A recent study demonstrates that red blood cell volume does not correlate well with low hemoglobin concentration in heart failure and cirrhosis patients, suggesting that changes in plasma volume are the main pathology for anemia in these patients. In fact, in 39% of patients, the main cause for anemia was an expanded PV.
Research has also demonstrated that among anemic CKD stage 3–5 patients, not on dialysis, only six patients had a decrease in red blood cell volume as the cause for their anemia, whereas 14 patients had an increase in plasma volume and therefore dilutional anemic.

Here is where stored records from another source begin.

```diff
@@ -46,7 +47,7 @@
 
     def view(self, arena, p):
         off, n = self.slices[id(p)]
-        return arena[off:off + n].view_as(p)
+        return arena_view(arena, off, p, self.reducer.is_tap_major(p))
 
     def finish_backward(self):
         ops.flush_wgrad_queue()
@@ -135,9 +136,16 @@
                 [(n, tuple(p.shape)) for n, p in ema_net.named_parameters()] != [(n, tuple(p.shape)) for n, p in net.named_parameters()]:
             return no("ModelEma on another device / of another shape / with persistent buffers")
     reducer = wrapped.reducer if isinstance(wrapped, DataParallel) else \
-        GradReducer(params, group=None, world_override=1)
+        GradReducer(params, group=None, world_override=1, tap_major=tap_major_parameters(net))
     if [id(p) for p in reducer.params] != [id(p) for p in params]:
         return no("the DataParallel wrapper's reducer does not hold exactly the vision model's parameters")
+    st = _install(net, params, optimizer, ema_net, reducer)
+    st.ema_id = id(ema_model) if ema_model is not None else None
+    optimizer._mdm_fused = st
+    return st
+
+
+def _install(net, params, optimizer, ema_net, reducer):
     had_state = {id(p): dict(optimizer.state.get(p, {})) for p in params}
     st = FusedState(net, reducer=reducer, use_ema=ema_net is not None, async_wgrad=os.environ.get("MDM_HIP_SERIAL_WGRAD", "0") != "1")
     with torch.no_grad():
@@ -179,8 +187,6 @@
                 ev = st.view(st.flat_ema, by_name[name])
                 ev.copy_(pe.detach())
                 pe.data = ev
-    st.ema_id = id(ema_model) if ema_model is not None else None
-    optimizer._mdm_fused = st
     return st
 
 
```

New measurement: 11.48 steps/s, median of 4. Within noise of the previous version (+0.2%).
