# fingltd/4mc

Hardware: AMD Instinct MI355X
Metric: GB/s compress+decompress (silesia-like S-mix, 4mc-Fast) (higher is better)
Workload: dtype u8; 1 GPU; 4mc Fast (LZ4 fast), 4 MiB blocks, corpus replicated to 8.00 GiB per GPU, HBM resident; blocks_per_gpu=2048, block_bytes=4194304, parallelism=block-range dp1, arch=gfx950:sramecc+:xnack-

## Files before the change

4mc_amd/csrc/lz4_emit.hip:

```cpp
#include <hip/hip_runtime.h>
#include <stdint.h>
#include "fourmc_gpu.h"
#include "kernels.h"
#include "lz4emit.h"

namespace {

constexpr uint32_t kEmitGroups = 8;
constexpr int      kEmitThreads = 256;

__global__ __launch_bounds__(kEmitThreads)
void lz4_emit_kernel(const uint8_t* __restrict__ src_base, uint8_t* __restrict__ dst_base, const fourmc_block* blocks,
                     uint32_t nblocks, const uint8_t* __restrict__ work, uint32_t reccap)
{
    const uint32_t b = blockIdx.x / kEmitGroups, g = blockIdx.x % kEmitGroups;
    if (b >= nblocks) return;
    const uint32_t cnt = reinterpret_cast<const uint32_t*>(work)[b];
    if (cnt == 0) return;
    const fourmc_block blk = uniform_block(blocks[b]);
    const uint8_t* src = src_base + blk.src_off;
    uint8_t* dst = dst_base + blk.dst_off;
    if (cnt == kRecRawCopy) {
        const uint32_t n = blk.src_len;
        const uint32_t slice = ((n + kEmitGroups - 1) / kEmitGroups + 15) & ~15u;
        const uint32_t lo = min(n, g * slice), hi = min(n, lo + slice);
        copy_group<kEmitThreads>(dst + lo, src + lo, hi - lo, int(threadIdx.x));
        return;
    }
    const uint4* rec = reinterpret_cast<const uint4*>(work + lz4rec_count_bytes(nblocks) + size_t(b) * lz4rec_area_bytes(reccap));
    const uint32_t wave = threadIdx.x / 64;
    const int lane = int(threadIdx.x % 64);
    constexpr uint32_t kWaves = kEmitThreads / 64;
    for (uint32_t t = g * kWaves + wave; size_t(t) * 64 < cnt; t += kEmitGroups * kWaves)
        emit_records(rec, t * 64, cnt, 0, src, dst, lane);
}

}

extern "C" hipError_t fourmc_launch_lz4_emit(const void* d_src, void* d_dst, const fourmc_block* d_blocks, uint32_t n,
                                             const void* d_work, uint32_t reccap, hipStream_t stream)
{
    if (n == 0) return hipSuccess;
    hipLaunchKernelGGL(lz4_emit_kernel, dim3(n * kEmitGroups), dim3(kEmitThreads), 0, stream,
                       static_cast<const uint8_t*>(d_src), static_cast<uint8_t*>(d_dst), d_blocks, n,
                       static_cast<const uint8_t*>(d_work), reccap);
    return hipGetLastError();
}
```

4mc_amd/csrc/pack.hip:

```cpp
#include <hip/hip_runtime.h>
#include <stdint.h>
#include "fourmc_gpu.h"
#include "kernels.h"

namespace {

struct __attribute__((packed, aligned(1))) U16B { uint32_t x, y, z, w; };

__global__ __launch_bounds__(256)
void pack_image_kernel(const uint8_t* __restrict__ staging, uint8_t* __restrict__ image,
                       const fourmc_block* __restrict__ blocks, const uint64_t* __restrict__ image_off,
                       uint32_t nblocks)
{
    const uint32_t b = blockIdx.x;
    if (b >= nblocks) return;
    const fourmc_block blk = blocks[b];
    const uint32_t csize = blk.result > 0 ? uint32_t(blk.result) : 0u;
    uint8_t* out = image + image_off[b];
    const uint8_t* in = staging + blk.dst_off;
    const uint32_t t = threadIdx.x;
    if (t < 12) {
        const uint32_t field = t < 4 ? blk.src_len : (t < 8 ? csize : blk.xxh32);
        out[t] = uint8_t(field >> (8 * (3 - (t & 3))));
    }
    out += 12;
    const uint32_t head = min(csize, uint32_t((16 - (reinterpret_cast<uintptr_t>(out) & 15)) & 15));
    if (t < head) out[t] = in[t];
    const uint32_t body = (csize - head) & ~15u;
    for (uint32_t k = 16 * t; k < body; k += 16 * 256) {
        const U16B v = *reinterpret_cast<const U16B*>(in + head + k);
        *reinterpret_cast<uint4*>(out + head + k) = make_uint4(v.x, v.y, v.z, v.w);
    }
    const uint32_t tail0 = head + body;
    if (tail0 + t < csize) out[tail0 + t] = in[tail0 + t];
}

}

extern "C" hipError_t fourmc_launch_pack_image(const void* d_staging, void* d_image, const fourmc_block* d_blocks,
                                               const uint64_t* d_image_off, uint32_t n, hipStream_t stream)
{
    if (n == 0) return hipSuccess;
    hipLaunchKernelGGL(pack_image_kernel, dim3(n), dim3(256), 0, stream,
                       static_cast<const uint8_t*>(d_staging), static_cast<uint8_t*>(d_image), d_blocks, d_image_off, n);
    return hipGetLastError();
}
```

Baseline: 36.80 GB/s.

## Stage short LZ4 sequences in LDS and split image packing across groups

The LZ4 emit kernel now gives each wavefront a contiguous range of record batches. It prefetches the next records and their literals, and writes short sequences (token, up to 32 literal bytes, offset, short length) into a per-wave LDS buffer, which is then flushed to global memory with aligned 16-byte stores. Long literals are copied cooperatively by the whole wave, and other records take a per-lane path. The pack kernel now splits each block's copy across 8 workgroups in 256 KiB slices instead of one workgroup per block. The aim is fewer scattered byte stores and more parallel bandwidth, at the cost of a more complex emit path, LDS pressure and extra ballot loops.

```diff
diff --git a/4mc_amd/csrc/lz4_emit.hip b/4mc_amd/csrc/lz4_emit.hip
--- a/4mc_amd/csrc/lz4_emit.hip
+++ b/4mc_amd/csrc/lz4_emit.hip
@@ -8,11 +8,169 @@
 
 constexpr uint32_t kEmitGroups = 8;
 constexpr int      kEmitThreads = 256;
+constexpr uint32_t kEmitWaves = kEmitGroups * (kEmitThreads / 64);
+constexpr uint32_t kLaneLit = 64;
+constexpr uint32_t kStageLit = 32;
+constexpr uint32_t kStageLen = 4;
+constexpr uint32_t kStageRec = 1 + 1 + kStageLit + 2 + kStageLen;
+constexpr uint32_t kStage = 64 * kStageRec + 16;
+static_assert(kStage % 16 == 0 && 8 * (kEmitThreads / 64) * kStage <= 160 * 1024, "32 wavefronts a CU");
+
+__device__ __forceinline__ uint4 load_record(const uint4* rec, uint32_t i, uint32_t cnt) { return rec[min(i, cnt - 1)]; }
+
+__device__ __forceinline__ void arrive(U16B& v) { asm volatile("" : "+v"(v.a), "+v"(v.b)); }
+__device__ __forceinline__ void arrive(uint4& v) { asm volatile("" : "+v"(v.x), "+v"(v.y), "+v"(v.z), "+v"(v.w)); }
+
+__device__ __forceinline__ uint32_t len_bytes(uint32_t v) { return v >= 15 ? (v - 15) / 255 + 1 : 0; }
+
+__device__ __forceinline__ void flush_range(const uint8_t* st, uint32_t ls, uint8_t* g, uint32_t k, int lane)
+{
+    const uint32_t head = min(k, (16u - (ls & 15u)) & 15u);
+    if (uint32_t(lane) < head) g[lane] = st[ls + lane];
+    const uint32_t body = (k - head) & ~15u;
+    for (uint32_t j = 16u * uint32_t(lane); j < body; j += 16 * 64)
+        *reinterpret_cast<uint4*>(g + head + j) = *reinterpret_cast<const uint4*>(st + ls + head + j);
+    const uint32_t t0 = head + body;
+    if (t0 + uint32_t(lane) < k) g[t0 + lane] = st[ls + t0 + lane];
+}
+
+__device__ __forceinline__ void copy_wave(uint8_t* d, const uint8_t* s, uint32_t k, int lane)
+{
+    constexpr uint32_t S = 16 * 64;
+    for (; k; ) {
+        const uint32_t c = min(k, 4 * S), j = 16u * uint32_t(lane);
+        const bool h0 = j + 16 <= c, h1 = j + S + 16 <= c, h2 = j + 2 * S + 16 <= c, h3 = j + 3 * S + 16 <= c;
+        const uint32_t tj = c & ~15u, tr = c & 15u;
+        const bool mine = tr != 0 && ((tj >> 4) & 63u) == uint32_t(lane);
+        const uint32_t o8 = tj, o4 = o8 + (tr & 8), o2 = o4 + (tr & 4), o1 = o2 + (tr & 2);
+        U16B p0 = {0, 0}, p1 = {0, 0}, p2 = {0, 0}, p3 = {0, 0};
+        uint64_t t8 = 0; uint32_t t4 = 0, t2 = 0, t1 = 0;
+        if (h0) p0 = ld16u(s + j);
+        if (h1) p1 = ld16u(s + j + S);
+        if (h2) p2 = ld16u(s + j + 2 * S);
+        if (h3) p3 = ld16u(s + j + 3 * S);
+        if (mine && (tr & 8)) t8 = ld8(s + o8);
+        if (mine && (tr & 4)) t4 = ld4(s + o4);
+        if (mine && (tr & 2)) t2 = ld2u(s + o2);
+        if (mine && (tr & 1)) t1 = s[o1];
+        arrive(p0); arrive(p1); arrive(p2); arrive(p3);
+        asm volatile("" : "+v"(t8), "+v"(t4), "+v"(t2), "+v"(t1));
+        if (h0) st16u(d + j, p0);
+        if (h1) st16u(d + j + S, p1);
+        if (h2) st16u(d + j + 2 * S, p2);
+        if (h3) st16u(d + j + 3 * S, p3);
+        if (mine && (tr & 8)) st8u(d + o8, t8);
+        if (mine && (tr & 4)) st4u(d + o4, t4);
+        if (mine && (tr & 2)) st2u(d + o2, uint16_t(t2));
+        if (mine && (tr & 1)) d[o1] = uint8_t(t1);
+        d += c; s += c; k -= c;
+    }
+}
+
+__device__ __forceinline__ void copy_lane_once(uint8_t* d, const uint8_t* s, uint32_t k)
+{
+    if (k >= 32) {
+        U16B a = ld16u(s), b = ld16u(s + 16), c = ld16u(s + k - 32), e = ld16u(s + k - 16);
+        arrive(a); arrive(b); arrive(c); arrive(e);
+        st16u(d, a); st16u(d + 16, b); st16u(d + k - 32, c); st16u(d + k - 16, e);
+    } else if (k >= 16) {
+        U16B a = ld16u(s), e = ld16u(s + k - 16);
+        arrive(a); arrive(e);
+        st16u(d, a); st16u(d + k - 16, e);
+    } else if (k >= 8) {
+        const uint64_t a = ld8(s), e = ld8(s + k - 8);
+        st8u(d, a); st8u(d + k - 8, e);
+    } else if (k >= 4) {
+        const uint32_t a = ld4(s), e = ld4(s + k - 4);
+        st4u(d, a); st4u(d + k - 4, e);
+    } else if (k >= 2) {
+        const uint16_t a = ld2u(s), e = ld2u(s + k - 2);
+        st2u(d, a); st2u(d + k - 2, e);
+    } else if (k) d[0] = s[0];
+}
+
+__device__ __forceinline__ bool quick_record(uint4 r, bool act, uint32_t n) { return act && r.z <= kStageLit && r.y <= n - kStageLit; }
+
+__device__ __forceinline__ void emit_batch(uint4 r, uint32_t first, bool act, U16B l0, U16B l1, const uint8_t* src, uint32_t n,
+                                           uint8_t* dst, uint8_t* st, int lane)
+{
+    const uint32_t lit = r.z;
+    const bool quick = quick_record(r, act, n);
+    const uint32_t up = uint32_t(__shfl_down(int(r.y), 1));
+    const bool last = (r.w & kRecLast) != 0;
+    const uint32_t mcode = last ? 0u : (lane == 63 ? first : up) - r.y - lit - 4;
+    const uint32_t mext = len_bytes(mcode);
+    const uint32_t len = 1 + len_bytes(lit) + lit + (last ? 0u : 2u + mext);
+    const uint32_t tok = (min(lit, 15u) << 4) | min(mcode, 15u);
+
+    bool staged = quick && mext <= kStageLen;
+    const uint32_t x0 = uint32_t(__builtin_amdgcn_readfirstlane(int(r.x)));
+    uint32_t ls = uint32_t(reinterpret_cast<uintptr_t>(dst + x0) & 15) + (r.x - x0);
+    for (unsigned long long m = __ballot(act && !staged); m; m &= m - 1) {
+        const int d = __builtin_ctzll(m);
+        const uint32_t cut = uint32_t(__builtin_amdgcn_readlane(int(len), d)) & ~15u;
+        if (lane > d) ls -= cut;
+    }
+    staged = staged && ls + len <= kStage;
+
+    if (staged) {
+        st[ls] = uint8_t(tok);
+        if (lit >= 15) st[ls + 1] = uint8_t(lit - 15);
+    }
+    const uint32_t lq = ls + 1 + len_bytes(lit), slit = staged ? lit : 0u;
+    const uint64_t w[4] = {l0.a, l0.b, l1.a, l1.b};
+#pragma unroll
+    for (uint32_t i = 0; i < kStageLit; ++i) {
+        if (i % 8 == 0 && __ballot(i < slit) == 0) break;
+        if (i < slit) st[lq + i] = uint8_t(w[i >> 3] >> (8 * (i & 7)));
+    }
+    if (staged && !last) {
+        const uint32_t q = lq + lit;
+        st[q] = uint8_t(r.w); st[q + 1] = uint8_t(r.w >> 8);
+        if (mcode >= 15) {
+            const uint32_t rest = mcode - 15, n255 = rest / 255;
+#pragma unroll
+            for (uint32_t j = 0; j < kStageLen - 1; ++j) if (j < n255) st[q + 2 + j] = 255;
+            st[q + 2 + n255] = uint8_t(rest - n255 * 255);
+        }
+    }
+
+    uint32_t p = r.x;
+    bool longlit = false;
+    if (act && !staged) {
+        dst[p++] = uint8_t(tok);
+        if (lit >= 15) p += put_len(dst + p, lit - 15);
+        longlit = lit > kLaneLit;
+        if (!longlit) copy_lane_once(dst + p, src + r.y, lit);
+        if (!last) {
+            const uint32_t q = p + lit;
+            st2u(dst + q, uint16_t(r.w));
+            if (mcode >= 15) put_len(dst + q + 2, mcode - 15);
+        }
+    }
+    for (unsigned long long lng = __ballot(longlit); lng; lng &= lng - 1) {
+        const int l = __builtin_ctzll(lng);
+        const uint32_t lp = uint32_t(__builtin_amdgcn_readlane(int(p), l)), lsrc = uint32_t(__builtin_amdgcn_readlane(int(r.y), l));
+        copy_wave(dst + lp, src + lsrc, uint32_t(__builtin_amdgcn_readlane(int(lit), l)), lane);
+    }
+
+    const uint32_t end = ls + len;
+    for (unsigned long long m = __ballot(staged); m; ) {
+        const int a = __builtin_ctzll(m);
+        const unsigned long long rest = ~(m >> a);
+        const int run = rest ? __builtin_ctzll(rest) : 64;
+        const int b = a + run - 1;
+        const uint32_t from = uint32_t(__builtin_amdgcn_readlane(int(ls), a)), to = uint32_t(__builtin_amdgcn_readlane(int(end), b));
+        flush_range(st, from, dst + uint32_t(__builtin_amdgcn_readlane(int(r.x), a)), to > from ? to - from : 0u, lane);
+        m = b >= 63 ? 0ull : m & (~0ull << (b + 1));
+    }
+}
 
 __global__ __launch_bounds__(kEmitThreads)
 void lz4_emit_kernel(const uint8_t* __restrict__ src_base, uint8_t* __restrict__ dst_base, const fourmc_block* blocks,
                      uint32_t nblocks, const uint8_t* __restrict__ work, uint32_t reccap)
 {
+    __shared__ __attribute__((aligned(16))) uint8_t stage[kEmitThreads / 64][kStage];
     const uint32_t b = blockIdx.x / kEmitGroups, g = blockIdx.x % kEmitGroups;
     if (b >= nblocks) return;
     const uint32_t cnt = reinterpret_cast<const uint32_t*>(work)[b];
@@ -20,19 +178,35 @@
     const fourmc_block blk = uniform_block(blocks[b]);
     const uint8_t* src = src_base + blk.src_off;
     uint8_t* dst = dst_base + blk.dst_off;
+    const uint32_t n = blk.src_len;
     if (cnt == kRecRawCopy) {
-        const uint32_t n = blk.src_len;
         const uint32_t slice = ((n + kEmitGroups - 1) / kEmitGroups + 15) & ~15u;
         const uint32_t lo = min(n, g * slice), hi = min(n, lo + slice);
         copy_group<kEmitThreads>(dst + lo, src + lo, hi - lo, int(threadIdx.x));
         return;
     }
     const uint4* rec = reinterpret_cast<const uint4*>(work + lz4rec_count_bytes(nblocks) + size_t(b) * lz4rec_area_bytes(reccap));
-    const uint32_t wave = threadIdx.x / 64;
     const int lane = int(threadIdx.x % 64);
-    constexpr uint32_t kWaves = kEmitThreads / 64;
-    for (uint32_t t = g * kWaves + wave; size_t(t) * 64 < cnt; t += kEmitGroups * kWaves)
-        emit_records(rec, t * 64, cnt, 0, src, dst, lane);
+    const uint32_t w = g * (kEmitThreads / 64) + threadIdx.x / 64;
+    const uint32_t nbatch = (cnt + 63) / 64, per = (nbatch + kEmitWaves - 1) / kEmitWaves;
+    const uint32_t t0 = min(nbatch, w * per), t1 = min(nbatch, t0 + per);
+    if (n < 64) {
+        for (uint32_t t = t0; t < t1; ++t) emit_records(rec, t * 64, cnt, 0, src, dst, lane);
+        return;
+    }
+    if (t0 == t1) return;
+    uint8_t* st = stage[threadIdx.x / 64];
+    uint4 r = load_record(rec, t0 * 64 + uint32_t(lane), cnt), rn = load_record(rec, (t0 + 1) * 64 + uint32_t(lane), cnt);
+    const uint8_t* s0 = src + (quick_record(r, t0 * 64 + uint32_t(lane) < cnt, n) ? r.y : 0u);
+    U16B l0 = ld16u(s0), l1 = ld16u(s0 + 16);
+    for (uint32_t t = t0; t < t1; ++t) {
+        arrive(rn); arrive(l0); arrive(l1);
+        uint4 rnn = load_record(rec, (t + 2) * 64 + uint32_t(lane), cnt);
+        const uint8_t* sn = src + (quick_record(rn, (t + 1) * 64 + uint32_t(lane) < cnt, n) ? rn.y : 0u);
+        const U16B n0 = ld16u(sn), n1 = ld16u(sn + 16);
+        emit_batch(r, uint32_t(__builtin_amdgcn_readfirstlane(int(rn.y))), t * 64 + uint32_t(lane) < cnt, l0, l1, src, n, dst, st, lane);
+        r = rn; rn = rnn; l0 = n0; l1 = n1;
+    }
 }
 
 }
diff --git a/4mc_amd/csrc/pack.hip b/4mc_amd/csrc/pack.hip
--- a/4mc_amd/csrc/pack.hip
+++ b/4mc_amd/csrc/pack.hip
@@ -2,37 +2,38 @@
 #include <stdint.h>
 #include "fourmc_gpu.h"
 #include "kernels.h"
+#include "lz4emit.h"
 
 namespace {
 
-struct __attribute__((packed, aligned(1))) U16B { uint32_t x, y, z, w; };
+constexpr uint32_t kPackGroups  = 8;
+constexpr int      kPackThreads = 256;
+constexpr uint32_t kPackSlice   = 256u << 10;
 
-__global__ __launch_bounds__(256)
+__global__ __launch_bounds__(kPackThreads)
 void pack_image_kernel(const uint8_t* __restrict__ staging, uint8_t* __restrict__ image,
                        const fourmc_block* __restrict__ blocks, const uint64_t* __restrict__ image_off,
                        uint32_t nblocks)
 {
-    const uint32_t b = blockIdx.x;
+    const uint32_t b = blockIdx.x / kPackGroups, g = blockIdx.x % kPackGroups;
     if (b >= nblocks) return;
     const fourmc_block blk = blocks[b];
     const uint32_t csize = blk.result > 0 ? uint32_t(blk.result) : 0u;
     uint8_t* out = image + image_off[b];
     const uint8_t* in = staging + blk.dst_off;
     const uint32_t t = threadIdx.x;
-    if (t < 12) {
+    if (g == 0 && t < 12) {
         const uint32_t field = t < 4 ? blk.src_len : (t < 8 ? csize : blk.xxh32);
         out[t] = uint8_t(field >> (8 * (3 - (t & 3))));
     }
     out += 12;
-    const uint32_t head = min(csize, uint32_t((16 - (reinterpret_cast<uintptr_t>(out) & 15)) & 15));
-    if (t < head) out[t] = in[t];
-    const uint32_t body = (csize - head) & ~15u;
-    for (uint32_t k = 16 * t; k < body; k += 16 * 256) {
-        const U16B v = *reinterpret_cast<const U16B*>(in + head + k);
-        *reinterpret_cast<uint4*>(out + head + k) = make_uint4(v.x, v.y, v.z, v.w);
+    const uint32_t mis = uint32_t((16 - (reinterpret_cast<uintptr_t>(out) & 15)) & 15);
+    for (uint32_t lo = g * kPackSlice; lo < csize; lo += kPackGroups * kPackSlice) {
+        const uint32_t n = min(kPackSlice, csize - lo);
+        const uint32_t head = min(n, mis);
+        if (t < head) out[lo + t] = in[lo + t];
+        copy_group<kPackThreads>(out + lo + head, in + lo + head, n - head, int(t));
     }
-    const uint32_t tail0 = head + body;
-    if (tail0 + t < csize) out[tail0 + t] = in[tail0 + t];
 }
 
 }
@@ -41,7 +42,7 @@
                                                const uint64_t* d_image_off, uint32_t n, hipStream_t stream)
 {
     if (n == 0) return hipSuccess;
-    hipLaunchKernelGGL(pack_image_kernel, dim3(n), dim3(256), 0, stream,
+    hipLaunchKernelGGL(pack_image_kernel, dim3(n * kPackGroups), dim3(kPackThreads), 0, stream,
                        static_cast<const uint8_t*>(d_staging), static_cast<uint8_t*>(d_image), d_blocks, d_image_off, n);
     return hipGetLastError();
 }
```

After: 37.00 GB/s (median of 6 runs). About the same (+0.5%).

In another study, eighteen CKD patients undergoing hemodialysis were anemic as determined by hemoglobin concentration. Of these patients, only nine (50%) were anemic related to low red blood cell volume whereas all patients displayed elevated plasma volume. This study hence confirms the shortcomings of basing anemia diagnosis on the assessment of hemoglobin concentration alone.
The diagnosis of anemia, based on low hemoglobin concentration may be seriously flawed by alterations in plasma volume. This has potential implications for patient treatment as it may be argued that patients with dilutional anemia should be treated for their elevated plasma volume while anemic patients should be treated for their low red blood cell volume. Nonetheless, patients diagnosed with anemia and dilutional anemia are today treated indifferently.